Figure 10: Path from RFID 21 to RFID 62.

This path highlights another relationship between the Catalano and Vidro families.  Carlos Vidro is not listed as a suspect in the evacuation dataset based on the RFID path behavior.  If Carlos is of the same Vidro family as Jesus or David or Pedro Vidro that he may be involved in the bombing in some way.  The “I” nodes represent interdictions.  In this case the passenger relations indicate that members of the Vidro and Catalano families were passengers together on the same trips.  Here it was Eduardo Catalano and Jesus Vidro who traveled together on the three dates listed.

Adding the findings and hypotheses explicitly as nodes and links is beneficial in many ways.  The authority of the source data is preserved as new relationships are added due to the labeling of the new relationships separately from the source data.  Figure 10 highlights this feature in showing that any conclusions derived from the path necessarily depend on the assumption that “Katalanow” is an alternative spelling of “Catalano.”  It is also possible to model conflicting hypothesis simultaneously and then to evaluate them in the larger context.  For example RFID 56 is associated with Cleveland Jimenez who is hypothesized to be both a suspect and a casualty as shown in Figure 11.  This proposition can be explored in more detail by tracing connected associations that may support or refute the idea.  This modeling approach also scales well allowing for new hypotheses to be added over the course of the analysis without requiring a restructuring of the existing data model.  This versatility of the model is exemplified by the ability to find patterns of interactions across such diverse datasets.  Confidence measures can be included by assigned weights to the arcs in the graph although that was not done in this case.

Figure 11: k-Neighbors within 4 of RFID 56.

References

Brandes, U., & Lerner, J. (2008).

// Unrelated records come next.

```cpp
__global__ void k_embed(float2* __restrict__ spec, const tfft_bin* __restrict__ bins, const uint8_t* __restrict__ bits,
                        const float* __restrict__ jitter, EmbedParams P, int* __restrict__ err) {
    const uint64_t i = (uint64_t)blockIdx.x * blockDim.x + threadIdx.x;
    if (i >= P.n) return;
    const int img = blockIdx.y;
    spec += (size_t)img * P.img_stride;
    if (bits) bits += (size_t)img * P.n;
    bins += (size_t)img * P.bins_stride;
// ... 670 lines not shown
        Q.tiles_per_block = tpb;
    }
    const size_t nwaves = ((size_t)C * T * gpb + 63) / 64;
    const size_t lds = lds0 + (BUCKETS ? (size_t)gpb * (C * sizeof(float2) + 18 * sizeof(unsigned)) : 0) +
                       (stat_mode(MODE) ? (nwaves * (TFFT_STAT_SLOTS + 1) + 2) * sizeof(unsigned) : 0);
    size_t lds_total = lds;
    if (MODE == COLS_PLAIN && SIGN > 0 && P.hist_sel) {
        if (!FULL) return hipErrorInvalidValue;
        Q.hist_lds_off = (unsigned)((lds + 15) & ~(size_t)15);
        lds_total = Q.hist_lds_off + 4096 * sizeof(unsigned);
    }
    if (gsample && (!FULL || P.g_off + (Geff - 1) * P.g_step >= P.G)) return hipErrorInvalidValue;
    dim3 grid((ntiles + tpb - 1) / tpb, (Geff + gpb - 1) / gpb, n_planes), block(C, T, gpb);
    if (stat_mode(MODE)) {
        Q.st_resv = 64u * (unsigned)tpb;
        const size_t fixed = (size_t)grid.x * grid.y * nwaves * Q.st_resv;
        if (fixed + (size_t)P.PH * (P.M + 1) > P.st_cand_stride) return hipErrorInvalidValue;
        Q.st_cand_fixed = (unsigned)fixed;
    }
    if constexpr (MODE == COLS_STAT_EMBED && !FULL) return hipErrorInvalidValue;
    else {
        auto k = k_fft_cols<LOGL, SIGN, MODE, DC, TW, FULL, PH, PI>;
        if (lds_total > 48 * 1024) {
            hipError_t e = hipFuncSetAttribute((const void*)k, hipFuncAttributeMaxDynamicSharedMemorySize, (int)lds_total);
            if (e != hipSuccess) return e;
        }
        hipLaunchKernelGGL(k, grid, block, lds_total, s, in, out, tw, Q);
        return hipGetLastError();
    }
}
constexpr bool cols_variant_exists(int mode, int sign, bool dc, bool tw, bool ph, bool pi) {
    if (sign < 0) return mode == COLS_PLAIN ? !ph && !pi : mode == COLS_EMBED ? !dc : mode == COLS_EMBED_D ? !dc && !ph && pi : false;
    switch (mode) {
        case COLS_PLAIN: return !(dc && tw) && !ph && !pi;
        case COLS_ROWLIMIT: return !tw && !ph && !pi;
        case COLS_READ: return !tw;
        case COLS_EMIT: case COLS_STAT: return !tw && !ph;
        case COLS_STAT_EMBED: return !tw;
        default: return false;
    }
}
template <int LO, int HI, class F>
static hipError_t with_constant(int v, const F& f) {
    if constexpr (LO > HI) return hipErrorInvalidValue;
    else return v == LO ? f(std::integral_constant<int, LO>{}) : with_constant<LO + 1, HI>(v, f);
}
hipError_t launch_cols(const float2* in, float2* out, const float2* tw_ph, const ColParams& P, const ColStep& step, int n_planes, hipStream_t s) {
    const int mode = step.mode;
    const bool fwd = step.sign > 0, emit = mode == COLS_EMIT || stat_mode(mode), buckets = emit || embed_mode(mode) || mode == COLS_READ;
    if (step.logl > 9) return hipErrorInvalidValue;
    if (buckets && (!P.rd_bins || !P.trash)) return hipErrorInvalidValue;
    if ((emit || embed_mode(mode)) && !P.em_fl) return hipErrorInvalidValue;
    if (mode == COLS_ROWLIMIT && !P.last_row_dev) return hipErrorInvalidValue;
    if (mode == COLS_STAT_EMBED && (!fwd || !P.em_pb || P.em_m2 || in == out || P.in_a != 1 || P.in_b != (1 << step.logl) || P.out_b != 1)) return hipErrorInvalidValue;
    if (stat_mode(mode) && (step.logl < 4 || !P.st_sel || !P.st_cand || !P.st_col0 || (P.st_cap && (!P.st_partial || !P.st_amb)))) return hipErrorInvalidValue;
    if (P.em_m2 && fwd && !(emit && P.st_col0)) return hipErrorInvalidValue;
    if ((P.tile_step > 1 || P.gate) && !(mode == COLS_PLAIN && fwd && !P.tw_out)) return hipErrorInvalidValue;
    if (P.em_med && mode != COLS_EMBED) return hipErrorInvalidValue;
    const int sw = (P.dc_ah ? 1 : 0) | (P.tw_out ? 2 : 0) | (P.em_jp || P.em_med ? 4 : 0) | (step.walks ? 8 : 0);
    return with_constant<0, 9>(step.logl, [&](auto logl) {
        return with_constant<0, 1>(fwd ? 1 : 0, [&](auto f) {
            return with_constant<COLS_PLAIN, COLS_STAT_EMBED>(mode, [&](auto m) {
                return with_constant<0, 15>(sw, [&](auto w) {
                    constexpr int LOGL = decltype(logl)::value, SIGN = decltype(f)::value ? +1 : -1, MODE = decltype(m)::value, SW = decltype(w)::value;
                    constexpr bool DC = SW & 1, TW = SW & 2, PH = SW & 4, PI = SW & 8;
                    if constexpr (cols_variant_exists(MODE, SIGN, DC, TW, PH, PI) && !(MODE == COLS_STAT_EMBED && LOGL < TFFT_TILE_FUSE_MIN_LOG)) return launch_cols_t<LOGL, SIGN, MODE, DC, TW, false, PH, PI>(in, out, tw_ph, P, n_planes, s);
                    else return hipErrorInvalidValue;
                });
            });
        });
    });
}

hipError_t launch_bucket_bins(const tfft_bin* bins, const uint32_t* bit_index, uint64_t n, int PH, int PW, int G,
                              unsigned* cnt, unsigned* off, TileBin* out, int* err, int force_global, hipStream_t s) {
    const int M = PW >> 1, ntiles = (M + 15) >> 4, nb = 3 * ntiles * G;
    hipError_t e = hipMemsetAsync(cnt, 0, (size_t)nb * sizeof(unsigned), s);
    if (e != hipSuccess) return e;
    unsigned blocks = (unsigned)((n + 2047) / 2048);
    if (blocks < 1) blocks = 1;
    if (blocks > 4096) blocks = 4096;
    const size_t lds = (BUCKET_LCAP + 2) * sizeof(unsigned);
    hipLaunchKernelGGL(k_bucket_count, dim3(blocks), dim3(256), lds, s, bins, n, PH, PW, G, cnt, err, force_global);
    const int nblk = (nb + 1023) / 1024;
    if (nblk > 1024) return hipErrorInvalidValue;
    unsigned* totals = off + nb + 1;
    hipLaunchKernelGGL(k_bucket_scan_a, dim3(nblk), dim3(1024), 1024 * sizeof(unsigned), s, cnt, off, totals, nb);
    hipLaunchKernelGGL(k_bucket_scan_b, dim3(1), dim3(1024), 1024 * sizeof(unsigned), s, totals, nblk, off, nb);
    hipLaunchKernelGGL(k_bucket_scan_c, dim3(nblk), dim3(1024), 0, s, off, totals, nb);
    hipLaunchKernelGGL(k_bucket_fill, dim3(blocks), dim3(256), lds, s, bins, bit_index, n, PH, PW, G, cnt, off, out, force_global);
    return hipGetLastError();
}
hipError_t launch_bucket_walks(const tfft_bin* bins, uint64_t n, int n_images, int PH, int PW, int G, unsigned* cnt, unsigned* off, TileBin* out,
                               int* err, hipStream_t s) {
    if (n == 0 || n_images <= 0) return hipErrorInvalidValue;
    const int M = PW >> 1, ntiles = (M + 15) >> 4;
    const unsigned nb = 3u * (unsigned)ntiles * (unsigned)G, nbi = nb + 1;
    const uint64_t nbt = (uint64_t)nb * (uint64_t)n_images + 1;
    if (nbt > 1024ull * 1024ull || (uint64_t)n * (uint64_t)n_images > 0xFFFFFFFFull) return hipErrorInvalidValue;
    hipError_t e = hipMemsetAsync(cnt, 0, (size_t)nbt * sizeof(unsigned), s);
    if (e != hipSuccess) return e;
    int chunks = (int)((n + 8191) / 8192);
    if (chunks < 1) chunks = 1;
    if ((uint64_t)chunks * (uint64_t)n_images > 65535ull) chunks = 65535 / n_images > 0 ? 65535 / n_images : 1;
    const size_t lds = nbi <= BUCKET_LCAP ? (size_t)nbi * sizeof(unsigned) : 16;
    hipLaunchKernelGGL(k_bucket_count_walks, dim3((unsigned)(chunks * n_images)), dim3(256), lds, s, bins, n, chunks, PH, PW, G, nb, cnt, err);
    const int nblk = (int)((nbt + 1023) / 1024);
// ... 730 lines not shown
```

Baseline: 25530.

## Use buffer resource loads/stores and kernarg-reloaded cold params in column FFT kernel

Replaces 64-bit pointer arithmetic for column tile loads and stores with AMDGPU raw buffer loads and stores that take a scalar resource descriptor plus 32-bit offsets, so per-element address math needs fewer vector registers. Rarely used stat pointers are re-read from the kernarg segment through the constant address space and kept in scalar registers, instead of being held live for the whole kernel. The fused stat-embed path is assumed to be in-bounds, which drops its masking, and a matching launch check is added. The risks are possible 32-bit offset overflow on large planes and a different register and scheduling profile.
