template <class G>
__device__ void phase_select(const TreeDev &d, int g, int lane) {
    using Node = DenseNode<G>;
    constexpr int S = G::S, A = G::A;
    if (d.game_lid[g] < 0 || d.sims_left[g] <= 0) return;
    Node *pool = (Node *)d.nodes + (size_t)(g + d.pool_g0) * d.node_cap;
    uint32_t *path = d.path + (size_t)g * G::MAXPATH;
    int cur = d.root[g];
    int nn = d.n_nodes[g];
    int depth = 0, expand = 0, overflow = 0, term_leaf = 0;
    const bool inline_expand = d.priors_ones != 0;
    const bool fixed = d.kind == 1, rollout = d.evaluator == 2;
    typename G::State st;
    int flags = 0;
    bool have = false;
    IF_STAMPS(long long acc_load = 0, acc_iter = 0;)
    for (int it = 0;; it++) {
        IF_STAMPS(long long ts0 = clock64(); acc_iter++;)
        Node *node = pool + cur;
        typename G::State st_l = node->st;
        int flags_l = node->flags;
        uint32_t mask = node->legal_mask;
        double sq = node->sq;
        int Ni = node->N[lane];
        float Qi = node->Q[lane];
        float Wi = rollout ? node->W[lane] : 0.f;
        double cPi = node->cP[lane];
        int ci = node->child[lane];
        asm volatile("" ::"v"(flags_l), "v"(mask), "v"(sq), "v"(Ni), "v"(Qi), "v"(cPi), "v"(ci));
        IF_STAMPS(acc_load += clock64() - ts0;)
        if (!have) {
            st = st_l;
            flags = flags_l;
        }
        have = false;
        if (fixed && it >= d.max_depth) break;
        if (!(flags & NODE_EXPANDED)) {
            if (flags & NODE_TERMINAL) { term_leaf = 1; break; }
            if (!inline_expand) { expand = 1; break; }
            mask = expand_ones<G>(d, node, st, lane, cPi);
            if (!fixed) break;
            Ni = 0;
            Qi = 0.f;
            Wi = 0.f;
            sq = 1.0;
            ci = CHILD_NONE;
        }
        if (mask == 0) break;
        double u = puct_score(child_q(d, Qi, Wi, Ni), cPi, sq, Ni, lane < A && ((mask >> lane) & 1u));
        int child = ci;
        int a = grp_argmax<S>(u, lane, child);
        if (depth >= G::MAXPATH) { overflow = 1; break; }
        if (child == CHILD_NONE) {
            typename G::State st2;
            bool terminal;
            child = create_child<G>(d, g, pool, node, st, a, lane, nn, st2, terminal);
            if (child == CHILD_NONE) { overflow = 1; break; }
            if (lane == 0) path[depth] = path_word(cur, (flags >> 4) & 3, a);
            st = st2;
            flags = (terminal ? NODE_TERMINAL : 0) | (gs_player(st2) << 4);
            have = true;
        } else {
            if (lane == 0) path[depth] = path_word(cur, (flags >> 4) & 3, a);
        }
        depth++;
        cur = child & ~CHILD_TERM_BIT;
    }
    if (lane == 0) {
        IF_STAMPS(stamp_add(d.stamps, TS_ROW_LOAD, acc_load); stamp_add(d.stamps, TS_ITERATIONS, acc_iter); stamp_add(d.stamps, TS_DESCENTS, 1);)
        post_leaf<G>(d, g, cur, st, 0, expand, depth);
        d.sims_left[g] -= 1;
        uint64_t *c = d.ctr + (size_t)g * 8;
        c[0] += 1;
        c[1] += (uint64_t)depth;
        c[3] += (uint64_t)term_leaf;
        c[6] += (uint64_t)overflow;
    }
}

template <class G>
__global__ void __launch_bounds__(256) k_tree_step(TreeDev d) {
    constexpr int S = G::S;
    int t = blockIdx.x * blockDim.x + threadIdx.x;
    int wv = t >> 6, l64 = t & 63;
    if (l64 >= d.gpw * S) return;
    int g = wv * d.gpw + l64 / S, lane = l64 % S;
    if (g >= d.n_slots) return;
    const long long t0 = stamp_clock();
    phase_apply<G>(d, g, lane);
    const long long t1 = stamp_clock();
    __threadfence_block();
    const long long t2 = stamp_clock();
    phase_select<G>(d, g, lane);
    const long long t3 = stamp_clock();
    if ((threadIdx.x & 63) == 0) {
        stamp_add(d.stamps, TS_APPLY, t1 - t0);
        stamp_add(d.stamps, TS_FENCE, t2 - t1);
        stamp_add(d.stamps, TS_SELECT, t3 - t2);
        stamp_add(d.stamps, TS_WAVES, 1);
    }
}

template <class G>
__global__ void __launch_bounds__(256) k_tree_apply(TreeDev d) {
    constexpr int S = G::S;
    int t = blockIdx.x * blockDim.x + threadIdx.x;
    int g = t / S, lane = t % S;
    if (g >= d.n_slots) return;
    phase_apply<G>(d, g, lane);
}
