# wenz116/lang2seg

Measured on AMD Instinct MI355X. Metric: train images/sec (cycle loss on), 600×1000 input, at 1/2/4/8 MI355X, higher is better.
Workload: dtype bf16; 1 GPU; train_cycle.sh step: ResNet-101 C4 + 7 spatial dynamic filters + att2in2 cycle loss, 600x1000 image, 20-token expression (V=3349), 12000->2000 proposals, 256 RoIs, per-GPU batch 1; variant=cycle, parallelism=dp1

## Files before the change

### include/lang2seg_hip.h

```cpp
#ifndef LANG2SEG_HIP_H
#define LANG2SEG_HIP_H
#include <stdint.h>
#ifdef __HIPCC__
#include <hip/hip_runtime.h>
#else
typedef struct ihipStream_t* hipStream_t;
#endif
#ifdef __cplusplus
extern "C" {
#endif

#define L2S_F32 0
#define L2S_BF16 1

int l2s_version(void);

#define L2S_CONV_RELU 1
#define L2S_CONV_OUT_F32 4
#define L2S_CONV_DECONV2X2 8
#define L2S_CONV_SCATTER 16
#define L2S_ALGO_AUTO 0
#define L2S_ALGO_STAGED 1
#define L2S_ALGO_DMA 2
#define L2S_ALGO_DMA_STAMPED 4
// ... 333 lines not shown
typedef struct { int roi; int cls; float box[4]; float score; int area; } l2s_det_record;
size_t l2s_detect_ws_bytes(int post, int ncls);
int l2s_detect_nms(const float* cls_prob, const float* bbox_pred, const float* rois, const int* nkeep, int post, int ncls, float im_scale,
                   int im_h, int im_w, int bbox_reg, float thresh, float nms_thresh, void* ws, float* boxes_dump, hipStream_t s);
int l2s_detect_select(const void* ws, int post, int ncls, int max_per_image, float im_scale, l2s_det_record* rec, float* mask_rois,
                      int* mask_labels, int cap, int* count, hipStream_t s);
int l2s_detect_paste(const float* mask_prob, int ms, l2s_det_record* rec, const int* count, int cap, int ih, int iw, uint8_t* canvases,
                     hipStream_t s);

typedef struct { int I; int U; int hit; int reserved; } l2s_det_gt;
typedef struct { int det; int cls; int hit; int reserved; long long I; long long U; double key; } l2s_det_choice;
int l2s_detect_gt_iou(const uint8_t* canvases, const l2s_det_record* rec, const int* count, int cap, int ih, int iw, const uint8_t* gt, int Hs,
                      int Ws, const float* gt_box, float im_scale, l2s_det_gt* out, int* gt_area, hipStream_t s);
int l2s_detect_choose(const l2s_det_record* rec, const l2s_det_gt* gt, const int* count, int cap, const int* gt_area, const float* expr,
                      const float* lambdas, int n_lambda, int per_token, int n_tok, l2s_det_choice* out, hipStream_t s);

int l2s_decode_pick(const float* logits, int V1, int t, int sample_max, float temperature, const float* u_in, const uint64_t* seed_dev,
                    uint64_t salt, int* finished, int64_t* seq, float* seq_logprobs, int64_t* next_token, hipStream_t s);
#define L2S_BEAM_MAX 16
#define L2S_BEAM_MAX_T 64
#define L2S_BEAM_RECORD_WORDS(T) (2 * (T) + 2)
typedef struct {
  const float* logits; int ld_logits;
  int V1, B, t, T, R, n_state;
  int* beam_seq; float* beam_seq_logprobs; float* beam_logprobs_sum;
  const float* state_in[4]; float* state_out[4]; int ld_in[4], ld_out[4];
  int64_t* next_tokens; int* parents;
  int* done; int* done_count;
} l2s_beam_step_args;
int l2s_decode_beam_step(const l2s_beam_step_args* a, hipStream_t s);
int l2s_decode_beam_step_rows(const l2s_beam_step_args* a, int rows, int row0, const int* count, hipStream_t s);
int l2s_decode_beam_finish_rows(const int* done, const int* done_count, int B, int T, int rows, int row0, const int* count,
                                int64_t* beam_seq, float* beam_logps, float* beam_p, int* beam_n, int64_t* seq, float* logprobs, hipStream_t s);
int l2s_mask_resize_nearest(const uint8_t* src, int ih, int iw, uint8_t* dst, int H, int W, hipStream_t s);

#define L2S_ROWS_MAX_W 8192
int l2s_masks_to_map(const uint8_t* masks, int rows, int row0, const int* count, int mh, int mw, int H, int W, int Hc, int Wc, float* out,
                     hipStream_t s);
int l2s_adaptive_pool_rows(const void* x, const float* pm, void* y, int rows, int row0, const int* count, int H, int W, int C, int OH, int OW,
                           int ldy, int dtype, hipStream_t s);
int l2s_cap_att_dots_rows(const float* patt, const float* att_h, int ld_att_h, const float* aw, const float* ab, int rows, int row0,
                          const int* count, int L, int D, float* dots, hipStream_t s);
int l2s_cap_apply_gates_rows(const float* P, const float* dots, const float* b_a2c, const float* sums, int ld_sums, const float* c_prev,
                             float* c, float* h, int rows, int row0, const int* count, int L, int R, hipStream_t s);
int l2s_decode_pick_rows(const float* logits, int ld_logits, int V1, int rows, int row0, const int* count, int t, int T, const int64_t* forced,
                         int* finished, int64_t* seq, float* logprobs, int64_t* next_token, float* sum, hipStream_t s);
int l2s_decode_force_rows(const float* logits, int ld_logits, int V1, int rows, int row0, const int* count, int t, int T, const int64_t* targets,
                          const int* lengths, float* logprobs, int64_t* next_token, float* sum, hipStream_t s);
typedef struct { const float* x; int ldx; const float* w; int ld; int n; } l2s_rows_seg;
typedef struct { const float* pre; int ld_pre; const float* pre2; int ld_pre2; const float* add0; const float* add1; l2s_rows_seg seg[2];
                 const float* c_prev; int ld_c_prev; float* c; int ld_c; float* h; int ld_h; } l2s_lstm_rows;
int l2s_lstm_cell_rows(const l2s_lstm_rows* a, int R, int rows, int row0, const int* count, hipStream_t s);
int l2s_cap_att_apply_rows(const float* att, const float* dots, float* att_res, int ld_res, int rows, int row0, const int* count, int L, int R,
                           hipStream_t s);
int l2s_cap_att_dots_groups(const float* patt, const float* att_h, int ld_att_h, const float* aw, const float* ab, int rows, int group,
                            int row0, const int* count, int L, int D, float* dots, hipStream_t s);
int l2s_cap_apply_gates_groups(const float* P, const float* dots, const float* b_a2c, const float* sums, int ld_sums, const float* c_prev,
                               float* c, float* h, int rows, int group, int row0, const int* count, int L, int R, hipStream_t s);
int l2s_cap_att_apply_groups(const float* att, const float* dots, float* att_res, int ld_res, int rows, int group, int row0,
                             const int* count, int L, int R, hipStream_t s);
int l2s_lstm_cell_groups(const l2s_lstm_rows* a, int R, int rows, int group, int row0, const int* count, hipStream_t s);
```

Visual analysis of controversy in user-generated encyclopedias. Inf Visualization, 7(1), 34-48.

Gov't unveils a Wikipedia for spies - Analysts can add and edit content on government's classified Web site. (2006, October 31, 2006). Retrieved July 10, 2008, 2008, from http://www.msnbc.msn.com/id/15503834/

Heuer, R.J., Jr. (1999). Strategies for Analytical Judgment: Transcending the Limits of Incomplete Information. In Psychology of Intelligence Analysis (pp. 31-50): Central Intelligence Agency.

Thomas, J.J., & Cook, K.A. (2005). The Science of Analytical Reasoning. In J.J. Thomas & K.A. Cook (Eds.), Illuminating the Path: The Research and Development Agenda for Visual Analytics (pp. 33-68). Los Alamitos, CA: IEEE Computer Society.